**WORK INSTRUCTIONS:**
Where a line in the records below includes "Solver", pull that line out.

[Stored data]

════════════════════

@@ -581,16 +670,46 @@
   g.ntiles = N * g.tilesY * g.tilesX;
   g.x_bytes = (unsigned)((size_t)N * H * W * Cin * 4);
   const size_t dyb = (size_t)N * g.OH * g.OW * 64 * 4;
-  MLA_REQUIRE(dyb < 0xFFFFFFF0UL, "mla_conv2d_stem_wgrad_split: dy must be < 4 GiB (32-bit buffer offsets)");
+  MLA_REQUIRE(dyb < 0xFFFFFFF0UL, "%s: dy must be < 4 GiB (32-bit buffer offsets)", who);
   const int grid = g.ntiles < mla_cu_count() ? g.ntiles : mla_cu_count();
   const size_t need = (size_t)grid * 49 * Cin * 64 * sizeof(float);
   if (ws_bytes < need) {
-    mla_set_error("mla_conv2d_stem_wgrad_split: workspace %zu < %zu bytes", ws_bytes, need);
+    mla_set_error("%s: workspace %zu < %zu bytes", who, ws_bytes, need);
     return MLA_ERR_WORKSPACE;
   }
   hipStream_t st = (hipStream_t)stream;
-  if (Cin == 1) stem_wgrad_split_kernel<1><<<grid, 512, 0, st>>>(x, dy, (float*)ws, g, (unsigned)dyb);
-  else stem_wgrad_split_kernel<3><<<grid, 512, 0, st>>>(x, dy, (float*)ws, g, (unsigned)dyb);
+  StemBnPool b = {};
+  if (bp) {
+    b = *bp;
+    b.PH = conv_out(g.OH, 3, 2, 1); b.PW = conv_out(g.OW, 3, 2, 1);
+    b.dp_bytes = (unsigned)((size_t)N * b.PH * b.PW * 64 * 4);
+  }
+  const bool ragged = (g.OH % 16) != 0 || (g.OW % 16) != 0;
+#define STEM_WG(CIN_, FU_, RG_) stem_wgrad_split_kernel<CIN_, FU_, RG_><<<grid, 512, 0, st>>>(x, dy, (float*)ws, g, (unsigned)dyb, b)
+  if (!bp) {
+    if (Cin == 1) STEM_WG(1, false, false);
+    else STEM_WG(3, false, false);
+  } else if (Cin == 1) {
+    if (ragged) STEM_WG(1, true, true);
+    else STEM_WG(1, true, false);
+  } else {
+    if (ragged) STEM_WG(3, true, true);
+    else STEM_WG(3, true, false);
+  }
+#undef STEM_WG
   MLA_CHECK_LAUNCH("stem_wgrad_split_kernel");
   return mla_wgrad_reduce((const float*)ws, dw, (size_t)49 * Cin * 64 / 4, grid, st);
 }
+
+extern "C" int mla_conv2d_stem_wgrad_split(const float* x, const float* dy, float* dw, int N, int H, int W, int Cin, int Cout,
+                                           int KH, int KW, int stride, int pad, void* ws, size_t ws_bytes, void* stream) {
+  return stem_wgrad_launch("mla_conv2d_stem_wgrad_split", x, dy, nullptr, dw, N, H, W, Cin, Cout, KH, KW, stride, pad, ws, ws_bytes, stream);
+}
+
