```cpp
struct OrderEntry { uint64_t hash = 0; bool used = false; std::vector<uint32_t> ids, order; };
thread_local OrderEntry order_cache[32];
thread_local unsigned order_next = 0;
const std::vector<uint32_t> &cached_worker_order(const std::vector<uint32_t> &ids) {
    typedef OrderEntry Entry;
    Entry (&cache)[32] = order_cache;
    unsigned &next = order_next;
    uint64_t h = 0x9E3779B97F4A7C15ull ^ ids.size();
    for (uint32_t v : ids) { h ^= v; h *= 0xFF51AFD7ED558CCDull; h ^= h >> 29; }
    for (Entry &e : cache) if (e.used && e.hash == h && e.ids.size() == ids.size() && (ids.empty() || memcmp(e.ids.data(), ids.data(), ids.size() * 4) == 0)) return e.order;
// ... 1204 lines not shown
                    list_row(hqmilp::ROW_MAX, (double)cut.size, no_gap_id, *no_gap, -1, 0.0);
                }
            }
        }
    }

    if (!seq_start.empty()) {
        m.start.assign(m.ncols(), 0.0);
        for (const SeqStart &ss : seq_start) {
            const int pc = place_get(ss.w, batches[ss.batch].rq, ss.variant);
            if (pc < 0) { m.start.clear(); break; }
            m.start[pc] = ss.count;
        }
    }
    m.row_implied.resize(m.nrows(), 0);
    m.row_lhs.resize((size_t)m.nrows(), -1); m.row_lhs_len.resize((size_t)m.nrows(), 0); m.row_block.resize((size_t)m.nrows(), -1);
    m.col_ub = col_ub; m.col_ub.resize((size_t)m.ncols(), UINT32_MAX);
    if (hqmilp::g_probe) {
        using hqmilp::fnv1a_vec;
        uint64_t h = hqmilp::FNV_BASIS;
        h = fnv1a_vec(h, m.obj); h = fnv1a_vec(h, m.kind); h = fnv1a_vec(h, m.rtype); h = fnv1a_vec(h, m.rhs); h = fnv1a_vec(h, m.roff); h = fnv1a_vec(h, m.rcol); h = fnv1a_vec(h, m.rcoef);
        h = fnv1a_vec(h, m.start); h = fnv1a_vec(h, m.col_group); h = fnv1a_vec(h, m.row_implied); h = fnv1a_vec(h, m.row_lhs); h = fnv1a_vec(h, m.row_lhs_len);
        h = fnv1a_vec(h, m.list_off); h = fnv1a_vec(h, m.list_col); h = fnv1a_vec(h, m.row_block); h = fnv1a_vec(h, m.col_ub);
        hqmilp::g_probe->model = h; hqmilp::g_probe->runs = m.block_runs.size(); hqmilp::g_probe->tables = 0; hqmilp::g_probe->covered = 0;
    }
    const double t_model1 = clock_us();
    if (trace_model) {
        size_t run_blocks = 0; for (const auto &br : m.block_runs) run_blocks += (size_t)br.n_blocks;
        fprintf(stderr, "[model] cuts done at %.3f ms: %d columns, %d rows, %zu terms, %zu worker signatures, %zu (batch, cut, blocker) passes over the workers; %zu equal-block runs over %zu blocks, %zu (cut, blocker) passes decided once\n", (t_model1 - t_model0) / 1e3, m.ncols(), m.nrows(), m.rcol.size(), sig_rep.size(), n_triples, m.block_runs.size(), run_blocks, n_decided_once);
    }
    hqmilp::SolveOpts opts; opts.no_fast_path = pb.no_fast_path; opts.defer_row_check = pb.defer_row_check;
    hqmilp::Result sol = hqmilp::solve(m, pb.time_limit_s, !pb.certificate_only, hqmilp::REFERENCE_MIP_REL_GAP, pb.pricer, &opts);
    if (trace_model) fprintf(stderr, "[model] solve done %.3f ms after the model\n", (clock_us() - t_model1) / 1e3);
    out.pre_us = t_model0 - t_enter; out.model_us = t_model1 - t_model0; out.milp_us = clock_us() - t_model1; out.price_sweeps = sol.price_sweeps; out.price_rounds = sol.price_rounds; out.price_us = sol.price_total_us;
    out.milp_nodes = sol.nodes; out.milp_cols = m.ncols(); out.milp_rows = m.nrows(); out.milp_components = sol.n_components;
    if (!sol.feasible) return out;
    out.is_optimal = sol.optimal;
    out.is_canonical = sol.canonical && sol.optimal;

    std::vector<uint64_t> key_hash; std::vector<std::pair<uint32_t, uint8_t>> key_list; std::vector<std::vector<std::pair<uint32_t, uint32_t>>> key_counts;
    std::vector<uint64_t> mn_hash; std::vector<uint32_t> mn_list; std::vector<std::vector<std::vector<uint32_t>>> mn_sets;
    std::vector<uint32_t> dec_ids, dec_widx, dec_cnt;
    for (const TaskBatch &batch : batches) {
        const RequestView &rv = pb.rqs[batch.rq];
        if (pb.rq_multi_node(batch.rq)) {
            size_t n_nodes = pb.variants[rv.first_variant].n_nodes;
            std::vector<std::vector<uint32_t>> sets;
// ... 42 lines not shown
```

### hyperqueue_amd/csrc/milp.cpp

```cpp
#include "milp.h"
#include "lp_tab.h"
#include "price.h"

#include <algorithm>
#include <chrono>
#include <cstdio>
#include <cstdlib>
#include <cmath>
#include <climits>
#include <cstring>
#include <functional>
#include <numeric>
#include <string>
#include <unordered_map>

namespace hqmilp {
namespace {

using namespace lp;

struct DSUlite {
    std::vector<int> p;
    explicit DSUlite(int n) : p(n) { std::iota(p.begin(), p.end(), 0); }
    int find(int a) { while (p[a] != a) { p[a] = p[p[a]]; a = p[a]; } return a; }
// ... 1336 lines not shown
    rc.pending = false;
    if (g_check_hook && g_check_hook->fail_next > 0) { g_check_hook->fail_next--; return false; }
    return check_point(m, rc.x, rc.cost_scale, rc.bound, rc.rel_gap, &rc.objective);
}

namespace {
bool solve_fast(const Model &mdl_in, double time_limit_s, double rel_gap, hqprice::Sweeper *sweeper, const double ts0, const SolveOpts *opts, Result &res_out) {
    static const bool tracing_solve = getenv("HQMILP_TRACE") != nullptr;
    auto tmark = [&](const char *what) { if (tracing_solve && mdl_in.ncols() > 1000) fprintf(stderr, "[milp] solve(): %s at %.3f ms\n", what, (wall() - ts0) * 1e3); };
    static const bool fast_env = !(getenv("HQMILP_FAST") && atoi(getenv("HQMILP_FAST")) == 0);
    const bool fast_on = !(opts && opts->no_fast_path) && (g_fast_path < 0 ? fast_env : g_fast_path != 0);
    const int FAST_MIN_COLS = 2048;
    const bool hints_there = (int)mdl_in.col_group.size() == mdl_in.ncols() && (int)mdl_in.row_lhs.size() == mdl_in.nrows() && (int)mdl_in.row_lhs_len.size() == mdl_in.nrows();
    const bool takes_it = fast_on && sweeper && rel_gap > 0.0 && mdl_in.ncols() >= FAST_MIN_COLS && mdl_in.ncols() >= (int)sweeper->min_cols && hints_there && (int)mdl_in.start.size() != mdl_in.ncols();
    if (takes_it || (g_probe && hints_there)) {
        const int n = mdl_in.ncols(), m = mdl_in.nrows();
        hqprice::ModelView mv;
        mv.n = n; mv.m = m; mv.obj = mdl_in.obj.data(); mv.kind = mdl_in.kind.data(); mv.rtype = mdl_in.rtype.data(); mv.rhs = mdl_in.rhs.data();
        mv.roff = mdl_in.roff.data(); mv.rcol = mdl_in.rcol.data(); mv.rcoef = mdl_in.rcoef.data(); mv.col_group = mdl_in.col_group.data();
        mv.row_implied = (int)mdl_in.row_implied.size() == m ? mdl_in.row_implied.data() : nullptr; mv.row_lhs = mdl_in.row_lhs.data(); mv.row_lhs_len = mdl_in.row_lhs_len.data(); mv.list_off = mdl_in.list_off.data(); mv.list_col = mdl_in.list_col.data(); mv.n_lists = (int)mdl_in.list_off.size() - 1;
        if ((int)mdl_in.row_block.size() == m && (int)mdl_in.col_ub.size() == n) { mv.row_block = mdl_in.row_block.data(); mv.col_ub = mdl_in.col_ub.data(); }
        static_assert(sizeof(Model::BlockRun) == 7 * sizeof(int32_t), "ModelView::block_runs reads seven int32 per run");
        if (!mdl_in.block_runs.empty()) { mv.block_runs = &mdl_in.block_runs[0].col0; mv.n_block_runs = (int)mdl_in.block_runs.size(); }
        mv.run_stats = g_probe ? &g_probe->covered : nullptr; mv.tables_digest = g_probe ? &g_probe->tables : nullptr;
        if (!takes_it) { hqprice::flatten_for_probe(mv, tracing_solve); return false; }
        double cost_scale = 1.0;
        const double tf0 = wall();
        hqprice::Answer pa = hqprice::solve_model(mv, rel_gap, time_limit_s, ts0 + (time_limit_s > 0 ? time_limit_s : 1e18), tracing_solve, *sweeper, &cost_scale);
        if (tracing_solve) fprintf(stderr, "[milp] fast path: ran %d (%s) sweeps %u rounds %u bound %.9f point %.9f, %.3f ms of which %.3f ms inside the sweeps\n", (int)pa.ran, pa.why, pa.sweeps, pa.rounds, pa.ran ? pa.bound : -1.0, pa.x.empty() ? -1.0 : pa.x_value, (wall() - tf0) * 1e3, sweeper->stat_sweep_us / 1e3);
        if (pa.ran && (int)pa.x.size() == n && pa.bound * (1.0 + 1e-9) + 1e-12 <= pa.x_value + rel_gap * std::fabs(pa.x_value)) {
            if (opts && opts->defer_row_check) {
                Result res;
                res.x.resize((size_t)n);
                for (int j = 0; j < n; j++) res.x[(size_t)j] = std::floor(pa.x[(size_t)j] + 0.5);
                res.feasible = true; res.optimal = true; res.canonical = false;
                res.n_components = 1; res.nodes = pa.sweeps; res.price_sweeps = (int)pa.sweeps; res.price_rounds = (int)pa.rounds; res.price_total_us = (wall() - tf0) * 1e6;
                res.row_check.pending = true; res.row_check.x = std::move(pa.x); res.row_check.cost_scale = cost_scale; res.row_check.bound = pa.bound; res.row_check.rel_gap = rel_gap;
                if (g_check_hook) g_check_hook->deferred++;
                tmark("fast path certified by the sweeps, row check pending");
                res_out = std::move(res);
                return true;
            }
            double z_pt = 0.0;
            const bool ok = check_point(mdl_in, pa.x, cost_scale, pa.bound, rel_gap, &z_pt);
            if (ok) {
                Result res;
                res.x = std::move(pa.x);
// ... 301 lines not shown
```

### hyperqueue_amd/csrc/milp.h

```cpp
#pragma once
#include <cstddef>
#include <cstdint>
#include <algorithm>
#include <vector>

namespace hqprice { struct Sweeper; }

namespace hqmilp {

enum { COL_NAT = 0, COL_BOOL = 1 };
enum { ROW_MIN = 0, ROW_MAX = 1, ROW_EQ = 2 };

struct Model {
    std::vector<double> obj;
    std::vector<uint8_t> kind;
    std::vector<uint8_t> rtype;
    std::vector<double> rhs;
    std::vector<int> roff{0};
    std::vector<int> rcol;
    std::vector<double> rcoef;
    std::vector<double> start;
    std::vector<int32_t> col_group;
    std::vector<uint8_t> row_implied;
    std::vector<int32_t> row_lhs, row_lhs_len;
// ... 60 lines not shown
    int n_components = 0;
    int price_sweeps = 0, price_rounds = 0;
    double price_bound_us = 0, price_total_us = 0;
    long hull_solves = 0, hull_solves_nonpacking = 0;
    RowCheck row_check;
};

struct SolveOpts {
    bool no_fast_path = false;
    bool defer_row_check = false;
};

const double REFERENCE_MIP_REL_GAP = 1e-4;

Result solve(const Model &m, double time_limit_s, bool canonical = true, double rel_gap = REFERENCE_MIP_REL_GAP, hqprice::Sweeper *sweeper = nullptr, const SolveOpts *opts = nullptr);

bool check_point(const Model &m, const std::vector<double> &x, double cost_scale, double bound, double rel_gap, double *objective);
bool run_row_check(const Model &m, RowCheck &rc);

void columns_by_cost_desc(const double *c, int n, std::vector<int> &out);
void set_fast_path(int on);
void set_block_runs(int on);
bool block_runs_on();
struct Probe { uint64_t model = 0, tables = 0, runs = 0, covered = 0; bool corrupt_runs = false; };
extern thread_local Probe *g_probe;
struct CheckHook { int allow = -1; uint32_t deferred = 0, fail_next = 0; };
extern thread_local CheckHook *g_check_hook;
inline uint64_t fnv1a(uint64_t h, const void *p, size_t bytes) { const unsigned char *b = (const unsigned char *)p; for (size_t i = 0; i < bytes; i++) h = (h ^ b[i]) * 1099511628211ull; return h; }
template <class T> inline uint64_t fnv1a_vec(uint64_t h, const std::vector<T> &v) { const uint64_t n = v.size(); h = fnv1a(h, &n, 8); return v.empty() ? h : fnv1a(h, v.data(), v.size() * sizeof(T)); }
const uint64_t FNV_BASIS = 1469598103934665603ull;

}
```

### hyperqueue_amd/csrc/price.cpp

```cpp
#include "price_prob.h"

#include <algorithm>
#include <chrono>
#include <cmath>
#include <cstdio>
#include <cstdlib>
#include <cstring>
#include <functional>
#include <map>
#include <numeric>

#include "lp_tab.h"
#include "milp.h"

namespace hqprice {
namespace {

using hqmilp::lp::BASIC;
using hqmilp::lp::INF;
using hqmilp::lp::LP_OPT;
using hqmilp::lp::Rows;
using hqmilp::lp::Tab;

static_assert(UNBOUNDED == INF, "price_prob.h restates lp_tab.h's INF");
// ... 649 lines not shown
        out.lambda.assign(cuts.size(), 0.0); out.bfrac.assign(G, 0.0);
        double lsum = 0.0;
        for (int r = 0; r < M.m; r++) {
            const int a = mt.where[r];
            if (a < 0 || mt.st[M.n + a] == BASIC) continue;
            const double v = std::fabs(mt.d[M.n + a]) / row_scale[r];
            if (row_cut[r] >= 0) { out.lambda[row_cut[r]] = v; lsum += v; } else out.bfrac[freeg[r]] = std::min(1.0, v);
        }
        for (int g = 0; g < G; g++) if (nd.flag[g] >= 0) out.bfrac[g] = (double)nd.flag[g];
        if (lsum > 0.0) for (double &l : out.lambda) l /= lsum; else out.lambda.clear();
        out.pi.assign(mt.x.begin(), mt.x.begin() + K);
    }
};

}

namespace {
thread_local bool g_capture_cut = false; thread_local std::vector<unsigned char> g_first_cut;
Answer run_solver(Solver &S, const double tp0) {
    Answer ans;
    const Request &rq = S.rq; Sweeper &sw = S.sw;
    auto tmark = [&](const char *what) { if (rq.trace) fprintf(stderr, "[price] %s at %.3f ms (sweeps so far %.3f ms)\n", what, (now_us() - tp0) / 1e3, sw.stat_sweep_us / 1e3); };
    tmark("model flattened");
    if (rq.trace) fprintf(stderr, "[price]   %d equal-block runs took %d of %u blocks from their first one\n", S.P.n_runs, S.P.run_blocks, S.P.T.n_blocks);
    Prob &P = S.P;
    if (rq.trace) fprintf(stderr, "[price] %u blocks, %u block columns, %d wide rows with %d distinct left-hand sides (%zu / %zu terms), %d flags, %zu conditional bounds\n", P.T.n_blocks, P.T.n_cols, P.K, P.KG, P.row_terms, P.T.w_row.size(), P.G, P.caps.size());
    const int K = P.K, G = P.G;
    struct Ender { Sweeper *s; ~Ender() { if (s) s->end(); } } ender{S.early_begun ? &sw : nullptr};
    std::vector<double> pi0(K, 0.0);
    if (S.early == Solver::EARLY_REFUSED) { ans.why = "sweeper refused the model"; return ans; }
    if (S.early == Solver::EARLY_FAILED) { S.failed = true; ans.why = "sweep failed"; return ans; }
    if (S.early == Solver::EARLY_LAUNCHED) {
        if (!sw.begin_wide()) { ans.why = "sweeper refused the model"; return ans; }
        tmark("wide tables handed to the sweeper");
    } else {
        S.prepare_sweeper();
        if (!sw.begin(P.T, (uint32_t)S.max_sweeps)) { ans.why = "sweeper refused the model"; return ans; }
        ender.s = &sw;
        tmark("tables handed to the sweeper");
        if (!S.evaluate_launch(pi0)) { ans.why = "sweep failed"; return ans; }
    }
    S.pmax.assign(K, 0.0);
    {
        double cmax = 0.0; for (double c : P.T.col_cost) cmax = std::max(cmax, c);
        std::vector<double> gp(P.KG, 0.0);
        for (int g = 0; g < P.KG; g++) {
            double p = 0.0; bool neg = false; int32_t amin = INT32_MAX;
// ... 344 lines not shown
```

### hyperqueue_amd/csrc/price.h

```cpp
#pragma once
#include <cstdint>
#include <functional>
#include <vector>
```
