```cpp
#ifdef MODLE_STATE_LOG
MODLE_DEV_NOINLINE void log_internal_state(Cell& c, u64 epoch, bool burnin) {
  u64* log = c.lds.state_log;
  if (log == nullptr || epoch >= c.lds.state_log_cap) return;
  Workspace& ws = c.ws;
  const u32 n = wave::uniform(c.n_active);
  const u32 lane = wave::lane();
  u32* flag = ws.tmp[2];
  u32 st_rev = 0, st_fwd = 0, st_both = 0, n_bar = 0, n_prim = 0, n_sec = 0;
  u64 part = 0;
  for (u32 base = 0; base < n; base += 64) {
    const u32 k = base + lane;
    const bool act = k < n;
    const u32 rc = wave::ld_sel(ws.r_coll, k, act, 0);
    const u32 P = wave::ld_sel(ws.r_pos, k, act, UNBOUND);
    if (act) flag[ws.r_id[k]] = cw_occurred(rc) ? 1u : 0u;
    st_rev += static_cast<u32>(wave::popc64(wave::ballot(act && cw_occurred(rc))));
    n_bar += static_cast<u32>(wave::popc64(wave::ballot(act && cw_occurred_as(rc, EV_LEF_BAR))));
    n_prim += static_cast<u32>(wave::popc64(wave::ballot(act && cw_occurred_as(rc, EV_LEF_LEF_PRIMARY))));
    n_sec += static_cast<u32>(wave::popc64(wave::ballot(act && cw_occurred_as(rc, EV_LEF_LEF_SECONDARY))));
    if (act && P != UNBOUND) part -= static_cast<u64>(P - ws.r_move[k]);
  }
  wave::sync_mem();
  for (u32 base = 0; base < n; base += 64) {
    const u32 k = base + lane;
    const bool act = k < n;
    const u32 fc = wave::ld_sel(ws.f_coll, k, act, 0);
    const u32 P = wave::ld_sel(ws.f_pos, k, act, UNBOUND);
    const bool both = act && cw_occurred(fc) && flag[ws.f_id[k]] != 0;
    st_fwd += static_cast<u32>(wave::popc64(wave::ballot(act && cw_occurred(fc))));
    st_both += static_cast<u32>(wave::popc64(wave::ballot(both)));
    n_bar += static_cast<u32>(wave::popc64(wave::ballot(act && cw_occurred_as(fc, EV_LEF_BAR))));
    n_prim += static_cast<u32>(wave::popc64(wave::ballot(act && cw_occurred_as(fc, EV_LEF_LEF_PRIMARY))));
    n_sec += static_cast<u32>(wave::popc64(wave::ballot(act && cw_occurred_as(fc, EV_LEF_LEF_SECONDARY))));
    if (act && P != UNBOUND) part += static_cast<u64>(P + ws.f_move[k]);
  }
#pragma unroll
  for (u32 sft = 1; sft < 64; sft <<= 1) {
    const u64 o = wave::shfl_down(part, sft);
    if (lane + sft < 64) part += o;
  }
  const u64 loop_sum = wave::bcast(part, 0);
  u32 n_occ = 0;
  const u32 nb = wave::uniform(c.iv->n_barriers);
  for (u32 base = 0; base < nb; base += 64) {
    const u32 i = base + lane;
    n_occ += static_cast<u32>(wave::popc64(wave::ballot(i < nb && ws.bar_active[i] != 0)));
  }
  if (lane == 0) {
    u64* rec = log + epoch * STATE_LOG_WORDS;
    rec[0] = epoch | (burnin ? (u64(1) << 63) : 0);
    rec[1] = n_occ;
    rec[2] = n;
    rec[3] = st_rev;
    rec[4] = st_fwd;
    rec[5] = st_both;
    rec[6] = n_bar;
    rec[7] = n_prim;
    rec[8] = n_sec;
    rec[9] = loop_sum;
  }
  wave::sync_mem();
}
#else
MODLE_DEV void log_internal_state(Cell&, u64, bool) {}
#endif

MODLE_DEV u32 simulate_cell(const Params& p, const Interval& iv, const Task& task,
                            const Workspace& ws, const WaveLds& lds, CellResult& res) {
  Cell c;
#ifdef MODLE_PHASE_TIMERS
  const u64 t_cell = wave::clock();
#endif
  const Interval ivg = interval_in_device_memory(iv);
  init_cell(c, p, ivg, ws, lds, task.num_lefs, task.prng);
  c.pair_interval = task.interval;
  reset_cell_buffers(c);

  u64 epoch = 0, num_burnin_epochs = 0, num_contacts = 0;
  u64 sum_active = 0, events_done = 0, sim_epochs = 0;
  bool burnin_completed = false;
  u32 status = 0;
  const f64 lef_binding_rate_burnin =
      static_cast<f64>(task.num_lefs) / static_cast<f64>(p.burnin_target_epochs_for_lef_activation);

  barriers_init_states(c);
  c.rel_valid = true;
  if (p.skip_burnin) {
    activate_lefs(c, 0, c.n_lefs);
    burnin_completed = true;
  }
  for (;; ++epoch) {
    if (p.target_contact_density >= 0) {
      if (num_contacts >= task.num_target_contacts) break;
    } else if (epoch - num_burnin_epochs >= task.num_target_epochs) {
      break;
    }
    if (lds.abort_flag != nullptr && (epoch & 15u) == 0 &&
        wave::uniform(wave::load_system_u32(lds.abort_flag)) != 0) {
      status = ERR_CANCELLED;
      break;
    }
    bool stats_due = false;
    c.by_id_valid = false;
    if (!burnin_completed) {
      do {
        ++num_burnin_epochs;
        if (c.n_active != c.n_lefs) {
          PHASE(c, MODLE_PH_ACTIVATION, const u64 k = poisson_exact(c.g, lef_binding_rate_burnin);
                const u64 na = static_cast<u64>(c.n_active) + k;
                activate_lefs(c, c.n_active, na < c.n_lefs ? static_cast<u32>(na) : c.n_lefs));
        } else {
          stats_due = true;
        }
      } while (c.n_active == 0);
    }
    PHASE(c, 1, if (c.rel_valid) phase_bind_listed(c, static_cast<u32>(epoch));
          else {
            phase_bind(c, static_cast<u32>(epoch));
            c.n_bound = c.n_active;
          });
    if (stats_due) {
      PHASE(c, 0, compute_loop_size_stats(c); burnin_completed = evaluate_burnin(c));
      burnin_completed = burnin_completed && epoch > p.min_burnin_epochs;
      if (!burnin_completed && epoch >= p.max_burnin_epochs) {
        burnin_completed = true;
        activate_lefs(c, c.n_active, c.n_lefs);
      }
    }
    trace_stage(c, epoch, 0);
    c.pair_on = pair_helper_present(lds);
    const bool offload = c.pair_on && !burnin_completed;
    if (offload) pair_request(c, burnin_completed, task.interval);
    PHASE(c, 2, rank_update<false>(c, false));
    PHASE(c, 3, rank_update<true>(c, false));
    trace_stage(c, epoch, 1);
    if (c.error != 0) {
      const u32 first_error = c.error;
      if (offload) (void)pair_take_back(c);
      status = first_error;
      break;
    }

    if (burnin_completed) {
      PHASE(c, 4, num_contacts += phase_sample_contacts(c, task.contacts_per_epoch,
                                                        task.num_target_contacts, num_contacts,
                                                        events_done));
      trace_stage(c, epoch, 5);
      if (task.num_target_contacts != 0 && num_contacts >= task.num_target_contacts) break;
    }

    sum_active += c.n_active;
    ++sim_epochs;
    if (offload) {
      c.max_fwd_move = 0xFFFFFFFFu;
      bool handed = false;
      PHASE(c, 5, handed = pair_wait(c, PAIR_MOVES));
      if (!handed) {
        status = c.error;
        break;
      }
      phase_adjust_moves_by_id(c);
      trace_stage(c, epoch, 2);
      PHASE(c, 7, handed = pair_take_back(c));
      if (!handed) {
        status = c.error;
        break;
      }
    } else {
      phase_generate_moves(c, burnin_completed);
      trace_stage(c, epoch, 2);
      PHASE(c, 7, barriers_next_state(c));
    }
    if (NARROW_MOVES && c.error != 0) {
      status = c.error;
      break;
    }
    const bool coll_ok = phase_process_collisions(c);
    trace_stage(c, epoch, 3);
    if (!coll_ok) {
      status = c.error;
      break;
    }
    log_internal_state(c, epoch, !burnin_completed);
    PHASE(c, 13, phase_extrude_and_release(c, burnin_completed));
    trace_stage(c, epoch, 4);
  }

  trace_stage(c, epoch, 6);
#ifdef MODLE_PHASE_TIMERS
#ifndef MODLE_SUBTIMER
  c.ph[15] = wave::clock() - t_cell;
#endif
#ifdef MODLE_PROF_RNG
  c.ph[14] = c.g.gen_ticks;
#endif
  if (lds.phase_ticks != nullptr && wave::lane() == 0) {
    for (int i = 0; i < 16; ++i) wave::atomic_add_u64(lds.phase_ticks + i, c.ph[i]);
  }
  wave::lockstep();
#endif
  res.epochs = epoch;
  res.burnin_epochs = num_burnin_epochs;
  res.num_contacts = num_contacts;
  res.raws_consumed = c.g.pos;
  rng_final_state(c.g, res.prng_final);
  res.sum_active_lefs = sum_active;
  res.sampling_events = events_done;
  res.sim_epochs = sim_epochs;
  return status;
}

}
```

════════════════════

**ANSWER BOX:**
Answer run_solver(Solver &S, const double tp0) {
    if (S.early == Solver::EARLY_REFUSED) { ans.why = "sweeper refused the model"; return ans; }
    if (S.early == Solver::EARLY_FAILED) { S.failed = true; ans.why = "sweep failed"; return ans; }
    if (S.early == Solver::EARLY_LAUNCHED) {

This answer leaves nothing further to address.